**Exercise details:** When a line in the entries below contains the word "apart", copy that line.

**Source information:**

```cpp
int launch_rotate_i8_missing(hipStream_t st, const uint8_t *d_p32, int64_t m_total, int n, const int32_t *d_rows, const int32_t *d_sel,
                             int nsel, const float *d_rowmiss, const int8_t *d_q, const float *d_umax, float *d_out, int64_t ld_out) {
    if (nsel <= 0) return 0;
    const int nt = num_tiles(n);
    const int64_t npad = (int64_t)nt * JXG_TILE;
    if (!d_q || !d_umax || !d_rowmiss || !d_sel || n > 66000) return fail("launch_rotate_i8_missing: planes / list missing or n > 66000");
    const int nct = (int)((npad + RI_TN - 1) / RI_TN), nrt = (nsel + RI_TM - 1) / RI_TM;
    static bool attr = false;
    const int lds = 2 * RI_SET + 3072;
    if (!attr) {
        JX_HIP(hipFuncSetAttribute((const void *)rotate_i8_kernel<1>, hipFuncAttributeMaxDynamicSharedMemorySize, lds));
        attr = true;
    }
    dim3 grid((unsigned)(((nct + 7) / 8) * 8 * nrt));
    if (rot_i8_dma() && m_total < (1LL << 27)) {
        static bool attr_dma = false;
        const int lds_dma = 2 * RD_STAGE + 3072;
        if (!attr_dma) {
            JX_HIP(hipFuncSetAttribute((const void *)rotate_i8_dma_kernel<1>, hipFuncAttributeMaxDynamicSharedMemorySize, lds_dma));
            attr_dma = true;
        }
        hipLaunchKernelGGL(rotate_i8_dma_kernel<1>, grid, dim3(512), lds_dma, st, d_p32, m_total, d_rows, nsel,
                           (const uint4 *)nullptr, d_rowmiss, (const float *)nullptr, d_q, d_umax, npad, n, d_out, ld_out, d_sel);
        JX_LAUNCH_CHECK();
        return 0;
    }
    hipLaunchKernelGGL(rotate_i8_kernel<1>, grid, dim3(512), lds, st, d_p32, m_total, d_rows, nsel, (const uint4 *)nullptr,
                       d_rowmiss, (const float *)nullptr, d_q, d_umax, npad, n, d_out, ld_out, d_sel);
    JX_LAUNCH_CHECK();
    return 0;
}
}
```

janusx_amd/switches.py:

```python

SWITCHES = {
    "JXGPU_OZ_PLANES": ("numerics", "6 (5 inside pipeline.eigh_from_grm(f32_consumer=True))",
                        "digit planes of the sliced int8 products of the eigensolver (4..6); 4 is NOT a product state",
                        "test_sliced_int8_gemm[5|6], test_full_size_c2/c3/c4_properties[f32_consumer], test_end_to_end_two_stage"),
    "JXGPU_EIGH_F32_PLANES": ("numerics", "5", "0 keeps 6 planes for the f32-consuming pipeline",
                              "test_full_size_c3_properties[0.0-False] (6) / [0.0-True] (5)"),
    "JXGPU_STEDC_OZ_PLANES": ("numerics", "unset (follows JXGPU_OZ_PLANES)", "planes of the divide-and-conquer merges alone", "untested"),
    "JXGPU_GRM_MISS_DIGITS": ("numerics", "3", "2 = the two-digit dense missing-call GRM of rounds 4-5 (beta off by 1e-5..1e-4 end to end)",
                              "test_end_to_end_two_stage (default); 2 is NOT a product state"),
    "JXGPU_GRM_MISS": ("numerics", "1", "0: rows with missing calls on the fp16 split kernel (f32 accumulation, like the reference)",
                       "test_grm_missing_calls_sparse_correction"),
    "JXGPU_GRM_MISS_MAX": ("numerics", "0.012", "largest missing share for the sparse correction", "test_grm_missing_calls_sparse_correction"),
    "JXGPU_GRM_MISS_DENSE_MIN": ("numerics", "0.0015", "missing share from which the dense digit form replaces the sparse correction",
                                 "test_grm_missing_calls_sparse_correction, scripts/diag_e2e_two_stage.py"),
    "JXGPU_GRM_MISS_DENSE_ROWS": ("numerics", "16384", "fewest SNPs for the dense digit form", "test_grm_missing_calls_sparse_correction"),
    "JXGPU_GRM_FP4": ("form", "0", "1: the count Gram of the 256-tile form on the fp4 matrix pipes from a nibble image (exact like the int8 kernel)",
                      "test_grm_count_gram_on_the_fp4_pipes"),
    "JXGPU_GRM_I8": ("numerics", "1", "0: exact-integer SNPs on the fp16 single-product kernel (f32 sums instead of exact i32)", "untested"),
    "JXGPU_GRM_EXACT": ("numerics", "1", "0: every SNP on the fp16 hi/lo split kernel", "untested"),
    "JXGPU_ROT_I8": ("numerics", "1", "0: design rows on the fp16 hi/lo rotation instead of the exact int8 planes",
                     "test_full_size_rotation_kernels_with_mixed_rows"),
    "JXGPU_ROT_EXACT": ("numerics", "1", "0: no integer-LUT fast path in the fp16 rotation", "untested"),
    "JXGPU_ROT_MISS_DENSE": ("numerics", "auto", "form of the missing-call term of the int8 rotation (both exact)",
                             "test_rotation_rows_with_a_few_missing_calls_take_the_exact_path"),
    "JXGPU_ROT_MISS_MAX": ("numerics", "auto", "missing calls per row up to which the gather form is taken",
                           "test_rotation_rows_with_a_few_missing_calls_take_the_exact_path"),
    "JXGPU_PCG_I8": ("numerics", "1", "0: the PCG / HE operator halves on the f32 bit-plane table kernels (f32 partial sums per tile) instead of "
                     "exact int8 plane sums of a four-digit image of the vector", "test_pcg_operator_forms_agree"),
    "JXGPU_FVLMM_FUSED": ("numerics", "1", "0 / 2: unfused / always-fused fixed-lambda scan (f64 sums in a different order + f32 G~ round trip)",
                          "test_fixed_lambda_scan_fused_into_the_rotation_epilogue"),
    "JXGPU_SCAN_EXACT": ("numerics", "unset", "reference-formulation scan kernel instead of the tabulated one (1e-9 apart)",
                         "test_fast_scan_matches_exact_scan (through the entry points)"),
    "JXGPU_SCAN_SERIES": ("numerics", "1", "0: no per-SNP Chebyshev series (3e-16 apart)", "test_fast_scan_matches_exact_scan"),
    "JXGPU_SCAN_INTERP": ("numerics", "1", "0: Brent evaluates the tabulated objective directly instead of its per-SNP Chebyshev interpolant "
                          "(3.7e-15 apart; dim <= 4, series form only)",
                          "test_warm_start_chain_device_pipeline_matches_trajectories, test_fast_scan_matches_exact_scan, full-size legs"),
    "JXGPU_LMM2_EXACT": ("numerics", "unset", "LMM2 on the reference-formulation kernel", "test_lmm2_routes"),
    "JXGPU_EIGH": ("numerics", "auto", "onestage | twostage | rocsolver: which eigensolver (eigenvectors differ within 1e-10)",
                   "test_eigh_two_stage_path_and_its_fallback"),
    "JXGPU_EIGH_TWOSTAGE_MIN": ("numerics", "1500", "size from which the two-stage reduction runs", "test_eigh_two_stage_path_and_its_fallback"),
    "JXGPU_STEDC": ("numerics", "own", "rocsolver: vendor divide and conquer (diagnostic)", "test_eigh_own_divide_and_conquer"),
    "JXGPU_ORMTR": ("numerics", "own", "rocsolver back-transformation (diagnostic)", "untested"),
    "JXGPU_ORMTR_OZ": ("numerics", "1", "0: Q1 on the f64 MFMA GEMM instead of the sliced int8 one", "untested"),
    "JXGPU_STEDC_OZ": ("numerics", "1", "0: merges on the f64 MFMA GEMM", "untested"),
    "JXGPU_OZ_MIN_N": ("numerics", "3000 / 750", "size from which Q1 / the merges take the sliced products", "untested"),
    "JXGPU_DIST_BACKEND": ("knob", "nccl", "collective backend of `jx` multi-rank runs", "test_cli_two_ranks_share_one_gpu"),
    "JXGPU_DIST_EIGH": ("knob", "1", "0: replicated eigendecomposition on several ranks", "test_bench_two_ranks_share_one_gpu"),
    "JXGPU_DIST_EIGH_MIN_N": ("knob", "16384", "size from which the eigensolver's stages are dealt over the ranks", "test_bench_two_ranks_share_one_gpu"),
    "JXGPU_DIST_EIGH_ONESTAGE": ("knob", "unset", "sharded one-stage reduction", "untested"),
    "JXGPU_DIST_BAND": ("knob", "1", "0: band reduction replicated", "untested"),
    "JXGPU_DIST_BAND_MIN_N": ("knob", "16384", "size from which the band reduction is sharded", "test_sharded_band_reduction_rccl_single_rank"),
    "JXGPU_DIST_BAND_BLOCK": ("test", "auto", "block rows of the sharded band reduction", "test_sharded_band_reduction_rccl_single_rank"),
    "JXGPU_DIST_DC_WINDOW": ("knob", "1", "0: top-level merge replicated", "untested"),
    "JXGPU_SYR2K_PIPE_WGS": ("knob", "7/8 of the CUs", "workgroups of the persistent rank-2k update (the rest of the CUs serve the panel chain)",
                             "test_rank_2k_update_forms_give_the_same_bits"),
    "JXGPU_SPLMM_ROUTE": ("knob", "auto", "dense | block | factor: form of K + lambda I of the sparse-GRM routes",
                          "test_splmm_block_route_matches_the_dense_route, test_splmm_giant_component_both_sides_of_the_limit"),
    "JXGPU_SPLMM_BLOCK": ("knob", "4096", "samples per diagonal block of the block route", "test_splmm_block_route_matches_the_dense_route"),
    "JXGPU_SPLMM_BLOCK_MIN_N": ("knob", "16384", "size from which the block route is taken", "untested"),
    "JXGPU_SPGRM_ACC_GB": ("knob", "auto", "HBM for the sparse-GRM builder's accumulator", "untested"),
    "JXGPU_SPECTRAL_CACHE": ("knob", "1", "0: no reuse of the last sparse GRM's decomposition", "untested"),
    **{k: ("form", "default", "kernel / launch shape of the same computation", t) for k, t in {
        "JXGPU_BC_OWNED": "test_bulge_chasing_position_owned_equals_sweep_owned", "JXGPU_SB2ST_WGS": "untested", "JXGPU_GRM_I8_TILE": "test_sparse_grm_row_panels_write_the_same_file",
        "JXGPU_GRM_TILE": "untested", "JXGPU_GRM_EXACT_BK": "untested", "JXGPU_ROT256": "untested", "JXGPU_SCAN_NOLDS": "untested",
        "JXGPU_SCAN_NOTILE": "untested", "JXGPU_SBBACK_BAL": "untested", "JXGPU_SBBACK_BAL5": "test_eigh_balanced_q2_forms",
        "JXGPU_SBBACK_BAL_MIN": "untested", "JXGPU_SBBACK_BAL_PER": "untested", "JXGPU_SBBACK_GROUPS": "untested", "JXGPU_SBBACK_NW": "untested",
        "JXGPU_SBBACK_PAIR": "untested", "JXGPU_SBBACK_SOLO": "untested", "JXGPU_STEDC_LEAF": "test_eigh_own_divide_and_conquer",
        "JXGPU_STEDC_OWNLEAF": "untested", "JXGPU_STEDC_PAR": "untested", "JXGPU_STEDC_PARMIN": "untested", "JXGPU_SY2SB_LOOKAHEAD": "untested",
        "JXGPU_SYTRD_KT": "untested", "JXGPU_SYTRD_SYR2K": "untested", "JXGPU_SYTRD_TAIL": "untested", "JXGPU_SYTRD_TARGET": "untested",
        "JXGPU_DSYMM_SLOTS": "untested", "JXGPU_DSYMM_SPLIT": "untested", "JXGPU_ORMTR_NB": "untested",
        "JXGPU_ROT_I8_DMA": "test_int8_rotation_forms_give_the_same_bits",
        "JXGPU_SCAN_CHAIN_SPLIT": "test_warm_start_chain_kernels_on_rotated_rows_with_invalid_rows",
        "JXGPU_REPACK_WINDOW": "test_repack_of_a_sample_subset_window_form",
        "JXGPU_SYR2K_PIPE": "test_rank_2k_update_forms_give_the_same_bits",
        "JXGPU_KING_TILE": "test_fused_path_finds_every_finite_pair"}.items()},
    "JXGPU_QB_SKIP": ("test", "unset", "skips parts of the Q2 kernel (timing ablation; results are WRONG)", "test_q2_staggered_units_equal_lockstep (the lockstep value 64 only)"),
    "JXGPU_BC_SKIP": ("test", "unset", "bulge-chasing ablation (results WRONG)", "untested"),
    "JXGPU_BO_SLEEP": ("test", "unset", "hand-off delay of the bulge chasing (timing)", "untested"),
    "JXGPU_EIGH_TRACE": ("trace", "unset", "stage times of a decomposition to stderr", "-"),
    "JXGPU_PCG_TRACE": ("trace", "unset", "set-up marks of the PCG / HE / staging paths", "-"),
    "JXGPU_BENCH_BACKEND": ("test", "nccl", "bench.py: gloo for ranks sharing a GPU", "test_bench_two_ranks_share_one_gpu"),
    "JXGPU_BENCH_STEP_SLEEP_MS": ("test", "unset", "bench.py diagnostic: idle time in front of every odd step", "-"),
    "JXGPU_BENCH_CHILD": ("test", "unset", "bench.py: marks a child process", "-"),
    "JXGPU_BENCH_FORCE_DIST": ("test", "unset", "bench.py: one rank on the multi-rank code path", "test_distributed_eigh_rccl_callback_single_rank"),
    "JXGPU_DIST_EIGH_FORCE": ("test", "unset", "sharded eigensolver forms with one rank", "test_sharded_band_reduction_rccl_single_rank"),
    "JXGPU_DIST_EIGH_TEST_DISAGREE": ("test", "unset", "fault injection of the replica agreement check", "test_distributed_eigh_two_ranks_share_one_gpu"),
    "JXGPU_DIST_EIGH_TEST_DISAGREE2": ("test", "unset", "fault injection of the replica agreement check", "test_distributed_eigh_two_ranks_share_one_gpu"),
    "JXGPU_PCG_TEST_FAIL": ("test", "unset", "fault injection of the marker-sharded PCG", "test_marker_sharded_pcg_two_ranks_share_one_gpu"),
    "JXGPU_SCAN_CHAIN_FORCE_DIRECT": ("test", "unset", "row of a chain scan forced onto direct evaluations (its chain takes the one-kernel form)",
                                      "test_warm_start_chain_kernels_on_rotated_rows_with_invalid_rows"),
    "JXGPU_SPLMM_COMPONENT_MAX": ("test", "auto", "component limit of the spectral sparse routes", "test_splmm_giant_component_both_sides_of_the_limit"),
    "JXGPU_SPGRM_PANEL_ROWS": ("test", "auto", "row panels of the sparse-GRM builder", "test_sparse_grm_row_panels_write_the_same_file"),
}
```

**Output for this task:**
    "JXGPU_SCAN_EXACT": ("numerics", "unset", "reference-formulation scan kernel instead of the tabulated one (1e-9 apart)",
    "JXGPU_SCAN_SERIES": ("numerics", "1", "0: no per-SNP Chebyshev series (3e-16 apart)", "test_fast_scan_matches_exact_scan"),
                          "(3.7e-15 apart; dim <= 4, series form only)",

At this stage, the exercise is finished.